Signal Processing & Biomedical Analysis

Part of Statistical Methods — MORIE’s statistical-methods reference.

MORIE provides 25 biomedical signal processing functions via morie.signal and individual morie.fn.* modules. All functions are dataset-agnostic: numpy arrays in, result objects out.

Digital Filters

Butterworth zero-phase filters (via scipy.signal):

from morie.signal import buttlp, butthp, buttbp, buttbs, sgolay

result = buttlp(ecg_signal, fs=500, cutoff=40, order=4)
filtered = result.filtered
  • buttlp – Lowpass

  • butthp – Highpass

  • buttbp – Bandpass

  • buttbs – Bandstop (notch, default 59-61 Hz for mains hum)

  • sgolay – Savitzky-Golay polynomial smoothing

Spectral Analysis

from morie.signal import welch, pburg

psd = welch(signal, fs=256)        # Welch PSD
ar_psd = pburg(signal, order=16)   # Burg AR PSD (parametric)

Fractal Complexity

Pure-numpy implementations for nonlinear time-series characterization:

from morie.signal import hfd, kfd, pfd, dfa, sampen, hurst

result = hfd(signal, kmax=10)    # Higuchi fractal dimension
alpha = dfa(signal).value        # DFA scaling exponent
  • hfd – Higuchi fractal dimension (Higuchi, 1988)

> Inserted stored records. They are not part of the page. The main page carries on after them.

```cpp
bool parse_string(LtxOptions& o, const char* text, std::string* bad) {
    std::string s(text ? text : "");
    size_t p = 0;
    while (p < s.size()) {
        size_t q = s.find(',', p); if (q == std::string::npos) q = s.size();
        const std::string item = s.substr(p, q - p);
        p = q + 1;
        if (item.empty()) continue;
        const size_t eq = item.find('=');
        if (eq == std::string::npos || !set_one(o, item.substr(0, eq), item.c_str() + eq + 1)) { if (bad) *bad = item; return false; }
    }
    return true;
}

void load_locked() {
    g_opt = LtxOptions(); g_exp.clear();
    std::string bad;
    if (!parse_string(g_opt, getenv("LTX_OPTIONS"), &bad))
        fprintf(stderr, "[ltx] LTX_OPTIONS: entry '%s' not understood (see include/ltxhip.h); it and what follows it are ignored\n", bad.c_str());
    g_loaded.store(true, std::memory_order_release);
}
}

const LtxOptions& ltx_opt() {
    if (!g_loaded.load(std::memory_order_acquire)) { std::lock_guard<std::mutex> lock(g_mu); if (!g_loaded.load(std::memory_order_relaxed)) load_locked(); }
    return g_opt;
}

int ltx_exp_lookup(const char* name, int dflt) {
    (void)ltx_opt();
    std::lock_guard<std::mutex> lock(g_mu);
    auto it = g_exp.find(std::string("x_") + name);
    return it == g_exp.end() ? dflt : it->second;
}

extern "C" int ltx_set_option(const char* key, const char* value) {
    if (!key) LTX_FAIL(LTX_ERR_ARG, "ltx_set_option: null key");
    (void)ltx_opt();
    std::lock_guard<std::mutex> lock(g_mu);
    if (!set_one(g_opt, key, value)) LTX_FAIL(LTX_ERR_ARG, std::string("ltx_set_option: unknown option or bad value: ") + key + "=" + (value ? value : "(default)"));
    return LTX_OK;
}

extern "C" int ltx_get_option(const char* key, char* out, int n) {
    if (!key || !out || n < 2) LTX_FAIL(LTX_ERR_ARG, "ltx_get_option: null key / buffer");
    (void)ltx_opt();
    std::lock_guard<std::mutex> lock(g_mu);
    const std::string k(key);
    std::string v; bool found = false;
    for (const auto& f : kInts) if (k == f.name) { v = std::to_string(g_opt.*(f.field)); found = true; }
    auto list = [&](unsigned bits, const ListBit* tab, size_t cnt) { for (size_t i = 0; i < cnt; ++i) if (bits & tab[i].bit) { if (!v.empty()) v += "+"; v += tab[i].name; } found = true; };
    if (k == "gemm_plan") { v = g_opt.gemm_plan; found = true; }
    if (k == "gemm_off") list(g_opt.gemm_off, kFam, sizeof(kFam) / sizeof(kFam[0]));
    if (k == "attn_off") list(g_opt.attn_off, kAttn, sizeof(kAttn) / sizeof(kAttn[0]));
    if (k.rfind("x_", 0) == 0) { auto it = g_exp.find(k); if (it == g_exp.end()) LTX_FAIL(LTX_ERR_ARG, "ltx_get_option: experiment knob not set: " + k); v = std::to_string(it->second); found = true; }
    if (!found) LTX_FAIL(LTX_ERR_ARG, "ltx_get_option: unknown option: " + k);
    if ((int)v.size() + 1 > n) LTX_FAIL(LTX_ERR_ARG, "ltx_get_option: buffer too small");
    memcpy(out, v.c_str(), v.size() + 1);
    return LTX_OK;
}

extern "C" int ltx_reset_options(void) {
    std::lock_guard<std::mutex> lock(g_mu);
    load_locked();
    return LTX_OK;
}

extern "C" int ltx_has_experiments(void) {
#ifdef LTX_EXPERIMENTS
    return 1;
#else
    return 0;
#endif
}
```

candle-video_amd/csrc/options.h:

```cpp
#pragma once

enum { LTX_FAM_ASM16 = 1, LTX_FAM_RING = 2, LTX_FAM_P8 = 4, LTX_FAM_HALO = 8, LTX_FAM_HALO_OUT = 16, LTX_FAM_BIG = 32 };
enum { LTX_ATTN_Q64 = 1, LTX_ATTN_Q128 = 2, LTX_ATTN_CROSS = 4, LTX_ATTN_PIPE = 8 };

struct LtxOptions {
    int gemm_tune = 1;
    char gemm_plan[40] = {0};
    unsigned gemm_off = 0;
    int gemm_wide_epi = 1;
    int gemm_trace = 0;
    int attn_q64_big = -1;
    int vae_tile_batch = 0;
    int prof_kernel_events = 1;
    int ff2_defer = 1;
    int gemm_splitk = 1;
    int q2_fold = 1;
    int norm_presum = 1;
    int norm_lean = 1;
    int xattn_compact = 1;
    int xattn_fold_vo = 1;
    int attn_q64_stream = 0;
    int norm_fold = 2;
    int norm_fold_copies = 10;
    int guidance_batch = 1;
    int dense_qkv = 1;
    int vae_fuse_norm = 1;
    int t5_attn_mfma = 1;
    unsigned attn_off = 0;
};

const LtxOptions& ltx_opt();
int ltx_exp_lookup(const char* name, int dflt);
#ifdef LTX_EXPERIMENTS
#define ltx_exp(name, dflt) ltx_exp_lookup(name, dflt)
#else
#define ltx_exp(name, dflt) (dflt)
#endif
```

Measured before the change: 574.0 frames/sec.

## Add half-patch pair variant of halo conv for two workgroups per CU

Adds a conv_halo kernel variant that covers an 8-row half patch with 2x2 waves and fits two workgroups per CU by halving the LDS footprint. It uses its own double-buffered schedule for weights and activations, with a barrier at each tap. It is enabled by default for bias and residual epilogues when Cin is at least 512 and the tile count is large. The aim is better latency hiding through more occupancy, at the cost of more halo reloads per output row and more barriers.

Result: no change. 573.6 frames/sec (median of 2 runs) (-0.1%).

```diff
diff --git a/candle-video_amd/csrc/conv_halo.hip b/candle-video_amd/csrc/conv_halo.hip
--- a/candle-video_amd/csrc/conv_halo.hip
+++ b/candle-video_amd/csrc/conv_halo.hip
@@ -40,15 +40,18 @@
 
 extern __shared__ __attribute__((aligned(16))) unsigned char halo_smem[];
 
-template <int BN, int WGM, int WGN, int EPI, bool PIPE>
-__global__ __launch_bounds__(WGM * WGN * 64) void conv_halo_kernel(const GemmArgs g) {
-    constexpr int NW = WGM * WGN, BM = PH * PW, WM = BM / WGM, WN = BN / WGN, FM = WM / 16, FN = BN == 64 ? 3 : WN / 16;
+template <int BN, int WGM, int WGN, int EPI, bool PIPE, int PHT = PH>
+__global__ __launch_bounds__(WGM * WGN * 64, PHT == PH ? 1 : 2) void conv_halo_kernel(const GemmArgs g) {
+    constexpr bool PAIR = PHT != PH;
+    constexpr int HROWS = (PHT + 2) * HW, A_PIECES = (HROWS + 7) / 8, A_STAGE = A_PIECES * 1024;
+    constexpr int NW = WGM * WGN, BM = PHT * PW, WM = BM / WGM, WN = BN / WGN, FM = WM / 16, FN = BN == 64 ? 3 : WN / 16;
     static_assert((NW == 8 || (NW == 4 && PIPE)) && WM % 16 == 0 && WN % 16 == 0, "wave layout");
+    static_assert(!PAIR || (PHT == 8 && BN == 128 && WGM == 2 && WGN == 2 && PIPE), "pair form: half a patch, 2 x 2 waves of 64 x 64");
     constexpr int NTHR = NW * 64;
     constexpr int NL = (HALO_LOADERS == 4 && (BN == 128 || (BN == 64 && PIPE))) ? 4 : NW;
     constexpr int AJ = (A_PIECES + NL - 1) / NL, BJ = BN / (8 * NL);
     constexpr int B_STAGE = BN * ROWB;
-    constexpr int A_ST = PIPE ? AJ * NL * 1024 : A_STAGE;
+    constexpr int A_ST = PIPE && !PAIR ? AJ * NL * 1024 : A_STAGE;
     static_assert(!PIPE || (NL == 4 && (BN == 128 || BN == 64)), "pipelined form: four loader waves, 128-wide tile (or conv_out's 64-wide one)");
     unsigned char* Abuf = halo_smem;
     unsigned char* Bbuf = halo_smem + 2 * A_ST;
@@ -64,7 +67,7 @@
     const bool loader = wave < NL;
     const int frow = lane & 15, fq = lane >> 4;
 
-    const int ntn = (g.N + BN - 1) / BN, pwn = (g.Wd + PW - 1) / PW, phn = (g.H + PH - 1) / PH;
+    const int ntn = (g.N + BN - 1) / BN, pwn = (g.Wd + PW - 1) / PW, phn = (g.H + PHT - 1) / PHT;
     int bid = blockIdx.x;
     {
         const int nblk = (int)gridDim.x, q = nblk >> 3, r = nblk & 7, x = bid & 7, i = bid >> 3;
@@ -77,7 +80,7 @@
     const int px = rr % pwn; rr /= pwn;
     const int py = rr % phn; const int bt = rr / phn;
     const int t = bt % g.T, b = bt / g.T;
-    const int y0 = py * PH, x0 = px * PW, n0 = nt * BN;
+    const int y0 = py * PHT, x0 = px * PW, n0 = nt * BN;
 
     const bf16_t* __restrict__ A = reinterpret_cast<const bf16_t*>(g.A);
     const bf16_t* __restrict__ W = reinterpret_cast<const bf16_t*>(g.W);
@@ -193,9 +196,23 @@
                 __builtin_amdgcn_sched_group_barrier(0x008, FM * FN / (FN + FM), 0);
             }
         };
+        const uint32_t nk2_q = (uint32_t)g.N * (uint32_t)g.K * 2u;
+        auto a_soff_q = [&](int it, int kc) {
+            int tt = t + it - g.pad_t; tt = tt < 0 ? 0 : (tt > g.T - 1 ? g.T - 1 : tt);
+            return (uint32_t)(tt - tt0) * frame_bytes + (uint32_t)kc * 128u;
+        };
+        if constexpr (PAIR) {
+#pragma unroll
+            for (int j = 0; j < AJ; ++j) if (j * NL + lwave < A_PIECES) dma(ra, a_voff[j], a_soff_q(0, 0), Abuf + (j * NL + lwave) * 1024);
+#pragma unroll
+            for (int h = 0; h < 2; ++h)
+#pragma unroll
+                for (int j = 0; j < BJ; ++j) dma(rw, b_voff[j], (uint32_t)h * nk2_q, Bbuf + h * B_STAGE + (j * NL + lwave) * 1024);
+        } else {
 #pragma unroll
         for (int j = 0; j < AJ; ++j) issue_a_p(0, j);
         issue_b_p(0, 0); issue_b_p(0, 1);
+        }
         asm volatile("s_waitcnt vmcnt(0)" ::: "memory");
         __syncthreads();
         HSTAMP(1); HCYC(5);
@@ -220,7 +237,49 @@
             mma_all(w1, a1);
             interleave();
         };
-        if constexpr (NW == 4) {
+        if constexpr (PAIR) {
+            auto read_q = [&](int abuf, int hw, int slot, int kb, Chunk16 (&wf)[FN], Chunk16 (&af)[FM]) {
+                const int ih = hw / 3, iw = hw % 3;
+                const unsigned char* As = Abuf + abuf * A_ST;
+                const unsigned char* Bs = Bbuf + slot * B_STAGE;
+#pragma unroll
+                for (int f = 0; f < FN; ++f) wf[f].u = *reinterpret_cast<const u32x4*>(Bs + swz_h(wn * WN + f * 16 + frow, kb * 4 + fq));
+#pragma unroll
+                for (int fm = 0; fm < FM; ++fm) af[fm].u = *reinterpret_cast<const u32x4*>(As + rowbase[fm] + colpart[iw][kb] + ih * HW * ROWB);
+            };
+            int it_n = KC > 1 ? 0 : 1, kc_n = KC > 1 ? 1 : 0;
+            uint32_t w_cur = 0u;
+            for (int grp = 0; grp < G; ++grp) {
+                const bool live_n = grp + 1 < G;
+                const uint32_t a_next = live_n ? a_soff_q(it_n, kc_n) : 0u;
+                const uint32_t w_next = live_n ? ((uint32_t)(it_n * 9) * (uint32_t)g.N * (uint32_t)g.K + (uint32_t)kc_n * 64u) * 2u : 0u;
+                unsigned char* const a_dst = Abuf + ((grp + 1) & 1) * A_ST;
+                const int par = grp & 1;
+                sfor_h<0, 9>([&](auto hw_tag) {
+                    constexpr int hw = decltype(hw_tag)::value;
+                    constexpr int h2 = hw + 2 < 9 ? hw + 2 : hw + 2 - 9;
+                    const int slot = par ^ (hw & 1);
+                    const bool w_live = hw + 2 < 9 ? true : live_n;
+                    const uint32_t w_soff = (hw + 2 < 9 ? w_cur : w_next) + (uint32_t)h2 * nk2_q;
+                    read_q(par, hw, slot, 1, w1, a1);
+                    mma_all(w0, a0);
+                    interleave();
+                    asm volatile("s_waitcnt vmcnt(0) lgkmcnt(0)\n\ts_barrier" ::: "memory");
+                    if (w_live) {
+#pragma unroll
+                        for (int j = 0; j < BJ; ++j) dma(rw, b_voff[j], w_soff, Bbuf + slot * B_STAGE + (j * NL + lwave) * 1024);
+                    }
+                    if constexpr (hw < AJ) {
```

  • kfd – Katz fractal dimension

  • pfd – Petrosian fractal dimension

  • dfa – Detrended fluctuation analysis

  • sampen – Sample entropy

  • hurst – Hurst exponent (R/S analysis)

Typical values: Brownian motion HFD ~1.5, white noise DFA alpha ~0.5.

ECG and Heart Rate Variability

from morie.signal import ecgdet, rrint, hrvtd, hrvfd, hrvnl

peaks = ecgdet(ecg, fs=360)              # Pan-Tompkins QRS detection
rr = rrint(peaks.extra["qrs_indices"], fs=360)
td = hrvtd(rr)                            # SDNN, RMSSD, pNN50
fd = hrvfd(rr)                            # VLF/LF/HF power
nl = hrvnl(rr)                            # Poincare SD1/SD2

Pan-Tompkins detector (Pan & Tompkins, 1985) with adaptive thresholding. HRV metrics follow Task Force (1996) standards.

Phonocardiogram (PCG) Analysis

For cardiotoxicity studies in addiction/substance use research:

from morie.signal import pcgflt, pcgenv, pcgseg, pcgmur

filtered = pcgflt(pcg, fs=2000)           # 25-400 Hz bandpass
envelope = pcgenv(pcg, fs=2000)           # Shannon energy envelope
segments = pcgseg(envelope.filtered, fs=2000)  # S1/S2 segmentation
score = pcgmur(pcg, fs=2000)              # Murmur detection score

The murmur detection score combines Higuchi fractal dimension, high-frequency energy ratio, and spectral entropy. Scores are uncalibrated (0-1 range); calibration requires labeled clinical data.

References

  • Higuchi, T. (1988). Approach to an irregular time series on the basis of the fractal theory. Physica D, 31(2), 277-283.

  • Pan, J. & Tompkins, W.J. (1985). A real-time QRS detection algorithm. IEEE Trans. Biomed. Eng., 32(3), 230-236.

  • Task Force of ESC/NASPE (1996). Heart rate variability: Standards of measurement. Circulation, 93(5), 1043-1065.

  • Rangayyan, R.M. (2015). Biomedical Signal Analysis. IEEE Press.